WORK INSTRUCTIONS
Search the listing below for the line containing "constexpr (TAIL) accy[rt][q]". From there through the line containing "(accy[rt][q][2] + accy[rt][q][3]);", transcribe every line exactly, both ends included.

- Opening Delimiter -

+            for (int q = 0; q < 4; ++q)
+#pragma unroll
+                for (int e = 0; e < 4; ++e) {
+                    const float d = xp[rt][q][e] - mean[rt];
+                    sq = fmaf(d, d, sq);
+                }
+            sq = xg_sum(sq);
+            if (g == 0) red1[wv][r] = sq;
+        }
+        __syncthreads();
+        float an[RT][4][4];
+#pragma unroll
+        for (int rt = 0; rt < RT; ++rt) {
+            const int r = 16 * rt + c;
+            const float var = (((red1[0][r] + red1[1][r]) + red1[2][r]) + red1[3][r]) / (float)kFfnD;
+            const float rstd = 1.0f / sqrtf(var + p.eps);
+            float mx = 0.f, nn = 0.f;
+#pragma unroll
+            for (int q = 0; q < 4; ++q) {
+                const int n = 16 * (4 * wv + q) + 4 * g;
+                const float4 g4 = lng[n / 4], b4 = lnb[n / 4];
+                const float gg[4] = {g4.x, g4.y, g4.z, g4.w}, bb[4] = {b4.x, b4.y, b4.z, b4.w};
+#pragma unroll
+                for (int e = 0; e < 4; ++e) {
+                    const float a = (xp[rt][q][e] - mean[rt]) * rstd * gg[e] + bb[e];
+                    an[rt][q][e] = a;
+                    nn = fmaf(a, a, nn);
+                }
+                mx = fmaxf(mx, max3_abs(an[rt][q][0], an[rt][q][1], an[rt][q][2]));
+                mx = fmaxf(mx, fabsf(an[rt][q][3]));
+            }
+            mx = xg_max(mx);
+            nn = xg_sum(nn);
+            if (g == 0) red2[wv][r] = make_float2(mx, nn);
+        }
+        __syncthreads();
+#pragma unroll
+        for (int rt = 0; rt < RT; ++rt) {
+            const int r = 16 * rt + c;
+            const float2 t0 = red2[0][r], t1 = red2[1][r], t2 = red2[2][r], t3 = red2[3][r];
+            const float mx = fmaxf(fmaxf(t0.x, t1.x), fmaxf(t2.x, t3.x));
+            const float nn = ((t0.y + t1.y) + t2.y) + t3.y;
+            const int ea = row_scale_exp(mx);
+            const float sca = __builtin_ldexpf(1.f, ea);
+#pragma unroll
+            for (int q = 0; q < 4; ++q) {
+                const int qp = 4 * wv + q;
+                _Float16 h[4], l[4];
+#pragma unroll
+                for (int e = 0; e < 4; ++e) {
+                    const float v = an[rt][q][e] * sca;
+                    h[e] = (_Float16)v;
+                    l[e] = (_Float16)(v - (float)h[e]);
+                }
+                typedef _Float16 f16x4 __attribute__((ext_vector_type(4)));
+                const f16x4 hv = {h[0], h[1], h[2], h[3]}, lv = {l[0], l[1], l[2], l[3]};
+                const int u = ((rt * kFfnKS + (qp >> 1)) * 2) * 64 + (2 * (qp & 1) + (g >> 1)) * 16 + c;
+                f16x4* dst = reinterpret_cast<f16x4*>(act) + (g & 1);
+                dst[2 * u] = hv;
+                dst[2 * (u + 64)] = lv;
+            }
+            const float bnd = sqrtf(nn) * bM1 + bMb;
+            const int eh = bnd > 0.f ? max(min(15 - __builtin_amdgcn_frexp_expf(bnd), 127), -126) : 0;
+            if (wv == 0 && g == 0)
+                rowpar[r] = make_float2(__builtin_ldexpf(1.f, eh - ea), __builtin_ldexpf(1.f, eh));
+        }
+    } else {
+        __syncthreads();
+    }
+
+    if constexpr (!TAIL) {
         float sm = 0.f;
 #pragma unroll
         for (int s = 0; s < kFfnKS; ++s)
@@ -582,7 +765,10 @@
         const float* xrow = p.x + row * p.ldx;
         float4 res[4];
 #pragma unroll
-        for (int q = 0; q < 4; ++q) res[q] = *reinterpret_cast<const float4*>(xrow + 16 * (4 * wv + q) + 4 * g);
+        for (int q = 0; q < 4; ++q) {
+            if constexpr (TAIL) res[q] = make_float4(xp[rt][q][0], xp[rt][q][1], xp[rt][q][2], xp[rt][q][3]);
+            else res[q] = *reinterpret_cast<const float4*>(xrow + 16 * (4 * wv + q) + 4 * g);
+        }
         float* orow = p.out + row * p.ldo;
 #pragma unroll
         for (int q = 0; q < 4; ++q) {
@@ -593,6 +779,54 @@
                                          fmaf(accy[rt][q][2], w4.z * inv_s, b4.z) + res[q].z,
                                          fmaf(accy[rt][q][3], w4.w * inv_s, b4.w) + res[q].w);
             if (rr < p.M) *reinterpret_cast<float4*>(orow + n) = y;
+            if constexpr (TAIL) accy[rt][q] = f32x4{y.x, y.y, y.z, y.w};
+        }
+    }
+    if constexpr (TAIL) {
+        if (p.out2 == nullptr) return;
+#pragma unroll
+        for (int rt = 0; rt < RT; ++rt) {
+            float sm = 0.f;
+#pragma unroll
+            for (int q = 0; q < 4; ++q)
+                sm += (accy[rt][q][0] + accy[rt][q][1]) + (accy[rt][q][2] + accy[rt][q][3]);
+            sm = xg_sum(sm);
+            if (g == 0) red0[wv][16 * rt + c] = sm;
+        }
+        __syncthreads();
+        float mean[RT];
+#pragma unroll
+        for (int rt = 0; rt < RT; ++rt) {
+            const int r = 16 * rt + c;
+            mean[rt] = (((red0[0][r] + red0[1][r]) + red0[2][r]) + red0[3][r]) / (float)kFfnD;
+            float sq = 0.f;
+#pragma unroll
+            for (int q = 0; q < 4; ++q)
+#pragma unroll
+                for (int e = 0; e < 4; ++e) {
+                    const float d = accy[rt][q][e] - mean[rt];
+                    sq = fmaf(d, d, sq);
+                }
+            sq = xg_sum(sq);
+            if (g == 0) red1[wv][r] = sq;
+        }
+        __syncthreads();
+#pragma unroll
+        for (int rt = 0; rt < RT; ++rt) {
+            const int r = 16 * rt + c, rr = r0 + r;
+            const float var = (((red1[0][r] + red1[1][r]) + red1[2][r]) + red1[3][r]) / (float)kFfnD;
+            const float rstd = 1.0f / sqrtf(var + p.eps2);
+            float* orow = p.out2 + (int64_t)min(rr, p.M - 1) * p.ld2;
+#pragma unroll
+            for (int q = 0; q < 4; ++q) {
+                const int n = 16 * (4 * wv + q) + 4 * g;
+                const float4 g4 = ld4(p.g2 + n), b4 = ld4(p.be2 + n);
+                const float4 y = make_float4((accy[rt][q][0] - mean[rt]) * rstd * g4.x + b4.x,
+                                             (accy[rt][q][1] - mean[rt]) * rstd * g4.y + b4.y,
+                                             (accy[rt][q][2] - mean[rt]) * rstd * g4.z + b4.z,
+                                             (accy[rt][q][3] - mean[rt]) * rstd * g4.w + b4.w);
+                if (rr < p.M) *reinterpret_cast<float4*>(orow + n) = y;
+            }
         }
     }
 }
@@ -725,3 +959,70 @@
     FGR_CHECK_LAUNCH("ffn_f16x3_kernel");
     return FGR_OK;
 }
+
+extern "C" int fgr_attn_out_ffn_f16x3_supported(int32_t m, int32_t d, int32_t f, int32_t n_head,
+                                                int32_t act) {
+    return (fgr_ffn_f16x3_act_supported(m, d, f, act) && f % 128 == 0 && n_head > 0 &&
+            n_head * 32 == d) ? 1 : 0;
+}
+
+extern "C" int fgr_attn_out_ffn_f16x3(const float* o, int64_t ld_o, const void* wo_img,
+                                      const float* bo, const float* x, int64_t ldx,
+                                      const float* gamma, const float* beta, float eps,
+                                      const void* w1_img, const float* b1, const void* w2_img,
+                                      const float* b2, const float* bound, float* out, int64_t ldo,
+                                      const float* gamma2, const float* beta2, float eps2,
+                                      float* out2, int64_t ld_out2, int32_t m, int32_t d,
+                                      int32_t f, int32_t n_head, int32_t act, void* stream) {
+    FGR_REQUIRE(o && wo_img && bo && x && gamma && beta && w1_img && b1 && w2_img && b2 && bound &&
+                    out && m >= 0 && ld_o >= d && ldx >= d && ldo >= d && eps >= 0.f,
+                "fgr_attn_out_ffn_f16x3: bad arguments");
+    FGR_REQUIRE(!out2 || (gamma2 && beta2 && ld_out2 >= d && eps2 >= 0.f),
+                "fgr_attn_out_ffn_f16x3: out2 needs gamma2, beta2 and ld_out2 >= d");
+    FGR_REQUIRE(m == 0 || fgr_attn_out_ffn_f16x3_supported(m, d, f, n_head, act),
+                "fgr_attn_out_ffn_f16x3: d %d, hidden %d, heads %d, act %d not supported "
+                "(fgr_attn_out_ffn_f16x3_supported)", d, f, n_head, act);
+    const uintptr_t al = reinterpret_cast<uintptr_t>(o) | reinterpret_cast<uintptr_t>(wo_img) |
+                         reinterpret_cast<uintptr_t>(bo) | reinterpret_cast<uintptr_t>(x) |
+                         reinterpret_cast<uintptr_t>(gamma) | reinterpret_cast<uintptr_t>(beta) |
+                         reinterpret_cast<uintptr_t>(w1_img) | reinterpret_cast<uintptr_t>(b1) |
+                         reinterpret_cast<uintptr_t>(w2_img) | reinterpret_cast<uintptr_t>(b2) |
+                         reinterpret_cast<uintptr_t>(out) | reinterpret_cast<uintptr_t>(out2) |
+                         reinterpret_cast<uintptr_t>(gamma2) | reinterpret_cast<uintptr_t>(beta2);
+    FGR_REQUIRE((al & 15) == 0 && ld_o % 4 == 0 && ldx % 4 == 0 && ldo % 4 == 0 &&
+                    (!out2 || ld_out2 % 4 == 0),
+                "fgr_attn_out_ffn_f16x3: operands must be 16-B aligned with row strides %% 4 == 0");
+    auto apart = [m](const float* a, int64_t lda, const float* b, int64_t ldb) {
+        return a + (size_t)m * lda <= b || b + (size_t)m * ldb <= a;
+    };
+    FGR_REQUIRE(out == x || apart(out, ldo, x, ldx),
+                "fgr_attn_out_ffn_f16x3: out overlaps x partially");
+    FGR_REQUIRE(apart(out, ldo, o, ld_o), "fgr_attn_out_ffn_f16x3: out overlaps o");
+    FGR_REQUIRE(!out2 || (apart(out2, ld_out2, o, ld_o) && apart(out2, ld_out2, x, ldx) &&
+                          apart(out2, ld_out2, out, ldo)),
+                "fgr_attn_out_ffn_f16x3: out2 overlaps o, x or out");
+    if (m == 0) return FGR_OK;
+    hipStream_t st = as_stream(stream);
+    TimedCall timed_(st);
+    const char* i0 = static_cast<const char*>(wo_img);
+    const char* i1 = static_cast<const char*>(w1_img);
+    const char* i2 = static_cast<const char*>(w2_img);
+    FfnArgs a{x, ldx, gamma, beta, eps,
+              (const u32x4*)i1, (const float*)(i1 + (size_t)(f / 16) * kFfnKS * 128 * 16), b1,
+              (const u32x4*)i2, (const float*)(i2 + ffn_image_bytes(d, f)), b2,
+              bound, out, ldo, m, f,
+              o, ld_o, (const u32x4*)i0, (const float*)(i0 + (size_t)kFfnNP * kFfnKS * 128 * 16), bo,
+              out2, ld_out2, gamma2, beta2, eps2};
+    const bool rt3 = (m + 47) / 48 <= kCusFfn && (m + 63) / 64 < kCusFfn;
+    if (act == FGR_ACT_GELU)
+        hipLaunchKernelGGL((ffn_nsplit_kernel<3, FGR_ACT_GELU, true>),
+                           dim3((unsigned)((m + 47) / 48)), dim3(256), 0, st, a);
+    else if (rt3)
+        hipLaunchKernelGGL((ffn_nsplit_kernel<3, FGR_ACT_RELU, true>),
+                           dim3((unsigned)((m + 47) / 48)), dim3(256), 0, st, a);
+    else
+        hipLaunchKernelGGL((ffn_nsplit_kernel<4, FGR_ACT_RELU, true>),
+                           dim3((unsigned)((m + 63) / 64)), dim3(256), 0, st, a);
+    FGR_CHECK_LAUNCH("ffn_nsplit_kernel (attention tail)");
+    return FGR_OK;
+}
diff --git a/boosting-fine-grained-feature-fusion-in-3d-point-cloud-registration_amd/fgreg/_lib.py b/boosting-fine-grained-feature-fusion-in-3d-point-cloud-registration_amd/fgreg/_lib.py
--- a/boosting-fine-grained-feature-fusion-in-3d-point-cloud-registration_amd/fgreg/_lib.py
+++ b/boosting-fine-grained-feature-fusion-in-3d-point-cloud-registration_amd/fgreg/_lib.py
@@ -82,6 +82,10 @@
     'fgr_ffn_f16x3_supported': [_i32, _i32, _i32],
     'fgr_ffn_f16x3': [_vp, _i64, _vp, _vp, _f32, _vp, _vp, _vp, _vp, _vp, _vp, _i64, _i32, _i32,
                       _i32, _vp],
+    'fgr_attn_out_ffn_f16x3_supported': [_i32, _i32, _i32, _i32, _i32],
+    'fgr_attn_out_ffn_f16x3': [_vp, _i64, _vp, _vp, _vp, _i64, _vp, _vp, _f32, _vp, _vp, _vp, _vp,
+                               _vp, _vp, _i64, _vp, _vp, _f32, _vp, _i64, _i32, _i32, _i32, _i32,
+                               _i32, _vp],
     'fgr_ffn_f16x3_act_supported': [_i32, _i32, _i32, _i32],
     'fgr_ffn_f16x3_act': [_vp, _i64, _vp, _vp, _f32, _vp, _vp, _vp, _vp, _vp, _vp, _i64, _i32,
                           _i32, _i32, _i32, _vp],
diff --git a/boosting-fine-grained-feature-fusion-in-3d-point-cloud-registration_amd/fgreg/ops.py b/boosting-fine-grained-feature-fusion-in-3d-point-cloud-registration_amd/fgreg/ops.py
--- a/boosting-fine-grained-feature-fusion-in-3d-point-cloud-registration_amd/fgreg/ops.py
+++ b/boosting-fine-grained-feature-fusion-in-3d-point-cloud-registration_amd/fgreg/ops.py
@@ -864,7 +864,13 @@
     return FFN_FUSE and bool(_lib.load().fgr_ffn_f16x3_act_supported(m, d, f, act))
 
 
-def ffn(x, norm, w1_img, b1, w2_img, b2, bound, out=None, act=ACT_RELU) -> torch.Tensor:
+def ffn(x, norm, w1_img, b1, w2_img, b2, bound, out=None, act=ACT_RELU, tail=None, norm2=None,
+        out2=None) -> torch.Tensor:
+    if tail is not None:
+        o, wo_img, bo, n_head = tail
+        return attn_out_ffn(o, wo_img, bo, x, norm, w1_img, b1, w2_img, b2, bound, n_head,
+                            out=out, act=act, norm2=norm2, out2=out2)
+    assert out2 is None
     _dev(x, b1, b2, bound)
     m, d = x.shape
     f = b1.numel()
@@ -880,6 +886,46 @@
         _ptr(w2_img.img), _ptr(b2), _ptr(bound), _ptr(out), out.stride(0), m, d, f, int(act),
         _stream()), 'fgr_ffn_f16x3_act')
     _end('gemm', t0, 4 * m * d * f)
+    return out
+
+
+ATTN_OUT_FFN = True
+
+
+def attn_out_ffn_supported(m, d, f, n_head, act=ACT_RELU) -> bool:
+    return ATTN_OUT_FFN and FFN_FUSE and bool(
+        _lib.load().fgr_attn_out_ffn_f16x3_supported(m, d, f, n_head, act))
+
+
+def attn_out_ffn(o, wo_img, bo, x, norm, w1_img, b1, w2_img, b2, bound, n_head, out=None,
+                 act=ACT_RELU, norm2=None, out2=None) -> torch.Tensor:
+    _dev(o, x, bo, b1, b2, bound)
+    m, d = x.shape
+    f = b1.numel()
+    assert o.shape == x.shape and bo.numel() == d and b2.numel() == d
+    assert x.dtype == torch.float32 and x.stride(1) == 1 and o.dtype == torch.float32
+
+    def _rows(t):
+        return t if (t.stride(1) == 1 and t.stride(0) % 4 == 0 and t.data_ptr() % 16 == 0) \
+            else t.contiguous()
+    o, x = _rows(o), _rows(x)
+    g, b = norm.weight.contiguous(), norm.bias.contiguous()
+    bo, b1, b2, bound = bo.contiguous(), b1.contiguous(), b2.contiguous(), bound.contiguous()
+    if out is None:
+        out = torch.empty((m, d), dtype=torch.float32, device=x.device)
+    g2 = b2n = None
+    eps2, ld2 = 0.0, 0
+    if out2 is not None:
+        assert norm2 is not None and out2.shape == x.shape and out2.stride(1) == 1
+        g2, b2n, eps2, ld2 = norm2.weight.contiguous(), norm2.bias.contiguous(), norm2.eps, \
+            out2.stride(0)
+    t0 = _begin('gemm', ('ffn', m, d, f))
+    _lib.check(_lib.load().fgr_attn_out_ffn_f16x3(
+        _ptr(o), o.stride(0), _ptr(wo_img.img), _ptr(bo), _ptr(x), x.stride(0), _ptr(g), _ptr(b),
+        float(norm.eps), _ptr(w1_img.img), _ptr(b1), _ptr(w2_img.img), _ptr(b2), _ptr(bound),
+        _ptr(out), out.stride(0), _ptr(g2), _ptr(b2n), float(eps2), _ptr(out2), ld2, m, d, f,
+        int(n_head), int(act), _stream()), 'fgr_attn_out_ffn_f16x3')
+    _end('gemm', t0, 4 * m * d * f + 2 * m * d * d)
     return out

- Closing Delimiter -

EXPECTED ANSWER
+            if constexpr (TAIL) accy[rt][q] = f32x4{y.x, y.y, y.z, y.w};
+        }
+    }
+    if constexpr (TAIL) {
+        if (p.out2 == nullptr) return;
+#pragma unroll
+        for (int rt = 0; rt < RT; ++rt) {
+            float sm = 0.f;
+#pragma unroll
+            for (int q = 0; q < 4; ++q)
+                sm += (accy[rt][q][0] + accy[rt][q][1]) + (accy[rt][q][2] + accy[rt][q][3]);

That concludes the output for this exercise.